With a little over a month left in the summer transfer window, it’s still uncertain whether or not we’ll see ‘Manchester United have signed [insert desired target here]’ at least one more time before the window shuts. Given what David Gill said earlier this week, the chances are more in favor of it occurring than some feel, but that’s something we won’t find out for certain until after United have returned to English soil. So, for the moment, there’s only so much that can be said, speculated, and guestimated about who, if/when, and why/why not.
As for the players currently in the side, quite a few have made noteworthy contributions to the 100% mark that United have heading into the final match of this summer’s five-match U.S. tour, tomorrow night’s highly-anticipated clash with Barcelona.
In case it was hard to keep up, United scored 18 goals in the four wins over New England, Seattle, Chicago, and the David Beckham-led MLS All-Stars. 11 different scorers have accounted for that impressive haul, led by a quartet from Wayne Rooney, who’s in line for a fantastic season if his preseason form is anything to go by. Also in that bunch of scorers are Federico Macheda, Gabriel Obertan and Danny Welbeck, both of whom have made positive impressions in their quest to prove themselves worthy of more regular first-team opportunities this season.
It’s safe to say that we won’t have to worry about where the goals will come from, although it wouldn’t hurt to add someone who can only further United’s potency and productivity in attack (like a certain set-piece savvy Dutchman, for example).
But one area where there is still somewhat of a question mark, and from the looks of it, a definite position battle for at least the short term, is at keeper.
David de Gea has been brought in to be United’s #1 of the future, and he might make that spot his sooner rather than later, especially if he produces a quality performance against Barcelona, a team the former Atletico Madrid man knows a thing or two about.
However, Anders Lindegaard is doing his best to state a claim to starting out the Premier League season as United’s #1, and Fergie handing the reins to the former Aalesund shot-stopper, even for only a few starts, could be a sound move.
One thing that certainly works in Lindegaard’s favor is that he has quite the head start on De Gea.
United swooped for Lindegaard late last November, and although he didn’t officially become a United player until January, he came in December and was able to train with his new teammates, thereby getting a jump on acclimating himself and making a positive impression even before he could officially suit up for the club.
He was able to log FA Cup stars against Southampton and Crawley Town, and he might have been able to log a few more appearances as well, but a knee injury and subsequent surgery caused him to lose some valuable developmental time. But he’s overcome that minor injury setback to, at the very least, cement himself as the #2, all but ensuring that former backup Tomasz Kuszczak will leave the club sometime before the end of next month.
With De Gea not joining up with the squad until Seattle and being eased into action after a busy June with Spain’s title-winning U-21 team, Lindegaard was given the start against New England, Seattle, and the MLS All-Stars.
Lindegaard played the full 90 minutes only in the 4-1 win over New England, with Ben Amos replacing him at halftime in his other two starts, but he has made the most of his time on the pitch. He hasn’t had as much to do as he likely would in a Premier League match, but he has done what’s required of him, and that includes making quality saves on Wednesday night to deny a couple of blistering long-range efforts. It’s a small sample size, sure, but you have to like what you’ve seen thus far.

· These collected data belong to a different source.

# sangminwoo/Temporal-Span-Proposal-Network-VidVRD

Measured on AMD Instinct MI355X. Metric: tracklet-pairs/sec scored (N=32, T=150, D=2048), higher is better.
Workload: dtype f32

## Files before the change

### temporal-span-proposal-network-vidvrd_amd/csrc/tspn_wino63.hip

```cpp
#include <algorithm>
#include <atomic>
#include <type_traits>

#include "tspn_common.h"
#include "tspn_device.h"

namespace {

using namespace tspn_dev;

constexpr int NW = 4;
constexpr int THREADS = 64 * NW;
constexpr int BM = 128;
constexpr int ST = 32;
constexpr int SWG = 64;
constexpr int KC = 8;
constexpr int NJ = 8;
constexpr int VROW = ST * 4;
constexpr int VCH = 2 * NJ * VROW;
constexpr int VHALF = 4 * VCH;
constexpr int VSS = 2 * VHALF;
constexpr int NVB = 2;
constexpr int NPIECE = 16;
constexpr size_t SMEM_BYTES = sizeof(float) * NVB * VSS;
#ifndef TSPN_WINO63_GM
#define TSPN_WINO63_GM 4
#endif

#ifndef TSPN_WINO63_VAUX
#define TSPN_WINO63_VAUX 0
#endif

__global__ void pack_wino63_frag_kernel(const float* __restrict__ W, int64_t M, int64_t Cin, int64_t split,
                                        float* __restrict__ out) {
  const int64_t Mp = split ? 2 * M : M, Cp = split ? split : Cin;
  const int64_t nch = Cp / KC;
  const int64_t total = NJ * Cp * Mp;
  for (int64_t o = blockIdx.x * (int64_t)blockDim.x + threadIdx.x; o < total;
       o += (int64_t)gridDim.x * blockDim.x) {
    const int e = (int)(o & 3);
    const int lane = (int)((o >> 2) & 63);
    const int64_t r = o >> 8;
    const int j = (int)(r % NJ);
    const int64_t c = (r / NJ) % nch;
    const int64_t mb = r / (NJ * nch);
    const int64_t ch = 8 * c + 4 * (lane >> 5) + e;
    const int64_t m = 32 * mb + (lane & 31);
    const float* g = (split && m >= M) ? W + ((m - M) * Cin + split + ch) * 3 : W + (m * Cin + ch) * 3;
    const double g0 = g[0], g1 = g[1], g2 = g[2];
    double u;
    switch (j) {
      case 0: u = g0; break;
      case 1: u = -2.0 / 9.0 * (g0 + g1 + g2); break;
      case 2: u = -2.0 / 9.0 * (g0 - g1 + g2); break;
      case 3: u = g0 / 90.0 + g1 / 45.0 + 2.0 * g2 / 45.0; break;
      case 4: u = g0 / 90.0 - g1 / 45.0 + 2.0 * g2 / 45.0; break;
      case 5: u = (32.0 * g0 + 16.0 * g1 + 8.0 * g2) / 45.0; break;
      case 6: u = (32.0 * g0 - 16.0 * g1 + 8.0 * g2) / 45.0; break;
      default: u = g2; break;
    }
    out[o] = (float)u;
  }
}

__device__ __forceinline__ void wino63_load_sextet(const float* __restrict__ x, int64_t b, int q, int T, int Cin,
                                                   int64_t ncols, bool ok, int channel_offset, f32x4 (&d)[8]) {
#pragma unroll
  for (int i = 0; i < 8; ++i) {
    const int t = 6 * q + i - 1;
    int64_t n = b * T + t;
    n = n < 0 ? 0 : (n < ncols ? n : ncols - 1);
    const f32x4 v = *reinterpret_cast<const f32x4*>(x + n * Cin + channel_offset);
    d[i] = (ok && t >= 0 && t < T) ? v : f32x4{0.f, 0.f, 0.f, 0.f};
  }
}
__device__ __forceinline__ void wino63_bt(const f32x4 (&d)[8], f32x4 (&V)[8]) {
  V[0] = d[0] - d[6] + 5.25f * (d[4] - d[2]);
  V[7] = d[7] - d[1] + 5.25f * (d[3] - d[5]);
  {
    const f32x4 t1 = d[2] + d[6] - 4.25f * d[4], t2 = d[1] + d[5] - 4.25f * d[3];
    V[1] = t1 + t2;
    V[2] = t1 - t2;
  }
  {
    const f32x4 t1 = d[6] + 0.25f * d[2] - 1.25f * d[4], t2 = 0.5f * d[1] - 2.5f * d[3] + 2.f * d[5];
    V[3] = t1 + t2;
    V[4] = t1 - t2;
  }
  {
    const f32x4 t1 = d[6] + 4.f * (d[2] - 1.25f * d[4]), t2 = 2.f * d[1] - 2.5f * d[3] + 0.5f * d[5];
    V[5] = t1 + t2;
    V[6] = t1 - t2;
  }
}
__device__ __forceinline__ void wino63_absmax_own_frames(const f32x4 (&d)[8], float& m) {
#pragma unroll
  for (int i = 1; i < 7; ++i)
    m = __builtin_elementwise_maximum(
        __builtin_elementwise_maximum(m, __builtin_elementwise_maximum(fabsf(d[i][0]), fabsf(d[i][1]))),
        __builtin_elementwise_maximum(fabsf(d[i][2]), fabsf(d[i][3])));
}
__device__ __forceinline__ void wino63_hot_publish(unsigned long long* __restrict__ hot, unsigned long long key, unsigned slot) {
  key = tspn::wave_max_u64(key);
  if ((threadIdx.x & 63) == 0)
    __hip_atomic_fetch_max(hot + 32 * (slot & (TSPN_CONV_CHECK_HOT_SLOTS - 1)), key, __ATOMIC_RELAXED,
                           __HIP_MEMORY_SCOPE_AGENT);
}

__global__ __launch_bounds__(256) void wino63_input_transform_kernel(
    const float* __restrict__ x, float* __restrict__ Vg, int T, int Cin, int nq, int64_t nsext, int64_t nsp,
    int64_t ncols, unsigned long long* __restrict__ hot) {
  const int lane = threadIdx.x & 63, wave = threadIdx.x >> 6;
  const int cgl = lane & 7, ql = lane >> 3;
  const int64_t S = ((int64_t)blockIdx.x * 4 + wave) * 8 + ql;
  const int cg = blockIdx.y * 8 + cgl;
  if (4 * cg >= Cin) return;
  const bool ok = S < nsext;
  const int64_t b = ok ? S / nq : 0;
  const int q = ok ? (int)(S - b * nq) : 0;
  f32x4 d[8], V[8];
  wino63_load_sextet(x, b, q, T, Cin, ncols, ok, 4 * cg, d);
  if (hot) {
    float m = 0.f;
    wino63_absmax_own_frames(d, m);
    wino63_hot_publish(hot, ((unsigned long long)__float_as_uint(m) << 32) | (unsigned)(S < nsext ? S : 0),
                       blockIdx.x * 4 + wave + 7 * blockIdx.y);
  }
  wino63_bt(d, V);
#pragma unroll
  for (int j = 0; j < 8; ++j)
    *reinterpret_cast<f32x4*>(Vg + (((int64_t)cg * NJ + j) * nsp + S) * 4) = V[j];
}

template <bool BUFV>
__global__ __launch_bounds__(THREADS) __attribute__((amdgpu_waves_per_eu(1, 1))) void conv3_wino63_kernel(
    const float* __restrict__ Vg, const float* __restrict__ Wf, const float* __restrict__ bias,
    float* __restrict__ y, int Cin, int T, int M, int nq, int64_t nsext, int64_t nsp, int tiles_m,
    int tiles_n, int relu, int ldy, int GM, int vec2) {
  extern __shared__ __attribute__((aligned(16))) char smem_raw[];
  float* Vs = reinterpret_cast<float*>(smem_raw);

  int tile_m, tile_n;
  grouped_tile(xcd_remap(blockIdx.x, gridDim.x), GM, tiles_m, tiles_n, tile_m, tile_n);
  const int m0 = tile_m * BM;
  const int64_t S0 = (int64_t)tile_n * SWG;

  const int tid = threadIdx.x;
  const int lane = tid & 63;
  const int wave = __builtin_amdgcn_readfirstlane(tid >> 6);
  const int li = lane & 31, kh = lane >> 5;
  const int nsuper = Cin >> 5;

  const char* abase;
  const unsigned aoff = lane * 16;
  {
    int mb = (m0 >> 5) + wave;
    mb = mb < (M >> 5) ? mb : 0;
    abase = reinterpret_cast<const char*>(Wf) + (int64_t)mb * (Cin / KC) * (NJ * 64 * 16);
  }

  const float* vsrc[BUFV ? 1 : NPIECE];
  unsigned voff[BUFV ? NPIECE : 1];
#pragma unroll
  for (int k = 0; k < NPIECE; ++k) {
    const int pp = NPIECE * wave + k;
    const int rr = 2 * (pp & 31) + kh;
    const int cl = rr >> 4, rem = rr & 15;
    const int g = rem >> 3, j = rem & 7;
    const int64_t e = (((int64_t)(2 * cl + g) * NJ + j) * nsp + S0 + ST * (pp >> 5) + li) * 4;
    if constexpr (BUFV) voff[k] = (unsigned)(e * 4); else vsrc[k] = Vg + e;
  }
  const int64_t super_step = (int64_t)8 * NJ * nsp * 4;
  const __amdgpu_buffer_rsrc_t rsrc_v = buffer_rsrc(Vg, (int)0xffffffffu);
  const unsigned super_bytes = (unsigned)(super_step * 4);
  auto stage_piece = [&](int S, int k) {
    if constexpr (BUFV) {
      const int soff = (int)((unsigned)S * super_bytes);
      bglds16(rsrc_v, voff[k], soff, Vs + (S & 1) * VSS + (NPIECE * wave + k) * 256);
    } else {
      glds16<TSPN_WINO63_VAUX>(vsrc[k], Vs + (S & 1) * VSS + (NPIECE * wave + k) * 256);
    }
    if constexpr (!BUFV) vsrc[k] += super_step;
  };

  f32x16 acc[2][NJ];
#pragma unroll
  for (int cb = 0; cb < 2; ++cb)
#pragma unroll
    for (int j = 0; j < NJ; ++j)
#pragma unroll
      for (int e = 0; e < 16; ++e) acc[cb][j][e] = 0.f;

  f32x4 a[2][NJ], v[2][NJ];
  const float* vlane = Vs + (kh * NJ * ST + li) * 4;
  auto load_v = [&](const float* vbuf, int cl, int j) {
    v[0][j] = *reinterpret_cast<const f32x4*>(vbuf + cl * VCH + j * VROW);
    v[1][j] = *reinterpret_cast<const f32x4*>(vbuf + VHALF + cl * VCH + j * VROW);
  };
  auto load_a_pair = [&](f32x4* ap, auto jp_tag, const char* base) {
    constexpr int JP = decltype(jp_tag)::value;
    if (JP == 0) { load_wfrag<0>(ap[0], aoff, base); load_wfrag<1024>(ap[1], aoff, base); }
    if (JP == 1) { load_wfrag<2048>(ap[2], aoff, base); load_wfrag<3072>(ap[3], aoff, base); }
    if (JP == 2) { load_wfrag<0>(ap[4], aoff, base + 4096); load_wfrag<1024>(ap[5], aoff, base + 4096); }
    if (JP == 3) { load_wfrag<2048>(ap[6], aoff, base + 4096); load_wfrag<3072>(ap[7], aoff, base + 4096); }
  };
  using P0 = std::integral_constant<int, 0>;
  using P1 = std::integral_constant<int, 1>;
  using P2 = std::integral_constant<int, 2>;
  using P3 = std::integral_constant<int, 3>;
  auto mfma_pair = [&](const f32x4* ap, int ja, int jb, int S1, int slot) {
#pragma unroll
    for (int e = 0; e < 4; ++e) {
      acc[0][ja] = __builtin_amdgcn_mfma_f32_32x32x2f32(ap[ja][e], v[0][ja][e], acc[0][ja], 0, 0, 0);
      acc[0][jb] = __builtin_amdgcn_mfma_f32_32x32x2f32(ap[jb][e], v[0][jb][e], acc[0][jb], 0, 0, 0);
      acc[1][ja] = __builtin_amdgcn_mfma_f32_32x32x2f32(ap[ja][e], v[1][ja][e], acc[1][ja], 0, 0, 0);
      if (S1 >= 0) {
        __builtin_amdgcn_sched_barrier(0);
        stage_piece(S1, 4 * slot + e);
        __builtin_amdgcn_sched_barrier(0);
      }
      acc[1][jb] = __builtin_amdgcn_mfma_f32_32x32x2f32(ap[jb][e], v[1][jb][e], acc[1][jb], 0, 0, 0);
    }
  };
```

Could It Aid De Gea’s Development?
By the time United open the Premier League season at West Brom in a fortnight, De Gea will have been with his new team less than a month, and at this point, it’s reasonable to wonder whether or not he’ll be ready. Now, he could produce performances against Barcelona and against City in the Community Shield a week from Sunday that eliminate any concerns about his readiness, but it’s quite possible that Fergie could turn to Lindegaard while De Gea fully settles in.

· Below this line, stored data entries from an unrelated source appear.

@@ -1149,13 +1155,15 @@
 
 
 @_device_guard()
-def proj_sq_accumulate(h: torch.Tensor, packed_m: torch.Tensor, c: torch.Tensor, r: int, out: torch.Tensor) -> torch.Tensor:
+def proj_sq_accumulate(h: torch.Tensor, packed_m: torch.Tensor, c: torch.Tensor, r: int, out: torch.Tensor,
+                       trap: bool = False) -> torch.Tensor:
     require_gpu()
     assert h.is_cuda and h.dtype == torch.float64 and h.dim() == 2
     h = h.contiguous()
     nrow, d = h.shape
     assert out.is_cuda and out.dtype == torch.float64 and out.shape == (nrow,) and out.is_contiguous()
-    launch("runia_proj_sq_accumulate_f64", h.data_ptr(), packed_m.data_ptr(), c.data_ptr(), out.data_ptr(), nrow, d, int(r))
+    launch("runia_proj_sq_accumulate_trap_f64" if trap else "runia_proj_sq_accumulate_f64", h.data_ptr(), packed_m.data_ptr(),
+           c.data_ptr(), out.data_ptr(), nrow, d, int(r))
     return out
 
 
@@ -1335,7 +1343,8 @@
 
 
 @_device_guard()
-def proj_sq_score(h: torch.Tensor, packed_m: torch.Tensor, c: torch.Tensor, r: int, out: Optional[torch.Tensor] = None) -> torch.Tensor:
+def proj_sq_score(h: torch.Tensor, packed_m: torch.Tensor, c: torch.Tensor, r: int, out: Optional[torch.Tensor] = None,
+                  trap: bool = False) -> torch.Tensor:
     lib = load_library()
     require_gpu()
     assert h.is_cuda and h.dtype == torch.float64 and h.dim() == 2
@@ -1344,9 +1353,20 @@
     s = torch.empty((nrow,), dtype=torch.float64, device=h.device) if out is None else out
     ws_bytes = int(lib.runia_proj_sq_workspace_bytes(nrow))
     ws = torch.empty(max(ws_bytes, 16), dtype=torch.uint8, device=h.device)
-    launch("runia_proj_sq_score_f64", h.data_ptr(), packed_m.data_ptr(), c.data_ptr(), s.data_ptr(), ws.data_ptr(), ws_bytes,
-           nrow, d, int(r))
+    launch("runia_proj_sq_score_trap_f64" if trap else "runia_proj_sq_score_f64", h.data_ptr(), packed_m.data_ptr(),
+           c.data_ptr(), s.data_ptr(), ws.data_ptr(), ws_bytes, nrow, d, int(r))
     return s
+
+
+@_device_guard()
+def qr_trapezoid(m: torch.Tensor, c: torch.Tensor) -> Tuple[torch.Tensor, torch.Tensor]:
+    require_gpu()
+    assert m.is_cuda and m.dtype == torch.float64 and m.dim() == 2 and m.shape[0] <= m.shape[1]
+    assert c.is_cuda and c.dtype == torch.float64 and c.shape == (m.shape[0],)
+    m, c = m.contiguous(), c.contiguous()
+    r_out, c_out = torch.empty_like(m), torch.empty_like(c)
+    launch("runia_qr_trapezoid_f64", m.data_ptr(), c.data_ptr(), r_out.data_ptr(), c_out.data_ptr(), m.shape[0], m.shape[1])
+    return r_out, c_out
 
 
 def _ood_metrics_buffers(n: int, device):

De Gea is certainly talented enough to start from the outset and not relinquish his position for a long, long time, but he doesn’t have to be and won’t be rushed. There’s still the matter of increasing his grasp of English to better his communication skills with his teammates, which is something that could play in any decision. It looked like he communicated and commanded well in his start against the Fire, but the starts against Barca and City, when he’ll have much more to do, will be more telling.
Making transitions in-season isn’t always easy, but this isn’t a situation where struggles could force a change or player egos could make things messy. Lindegaard is well aware that De Gea wasn’t brought in to sit for long, if at all, and I’m sure he’ll step in and do his best if given the opportunity and then silently step aside when De Gea is ready, if he isn’t immediately.
With Lindegaard having the edge in familiarity and having proven that he can be a more than capable fill-in until De Gea’s fully ready to take over, it wouldn’t be a surprise if the Dane starts some early matches. And it might actually be the best move, especially with the future in mind.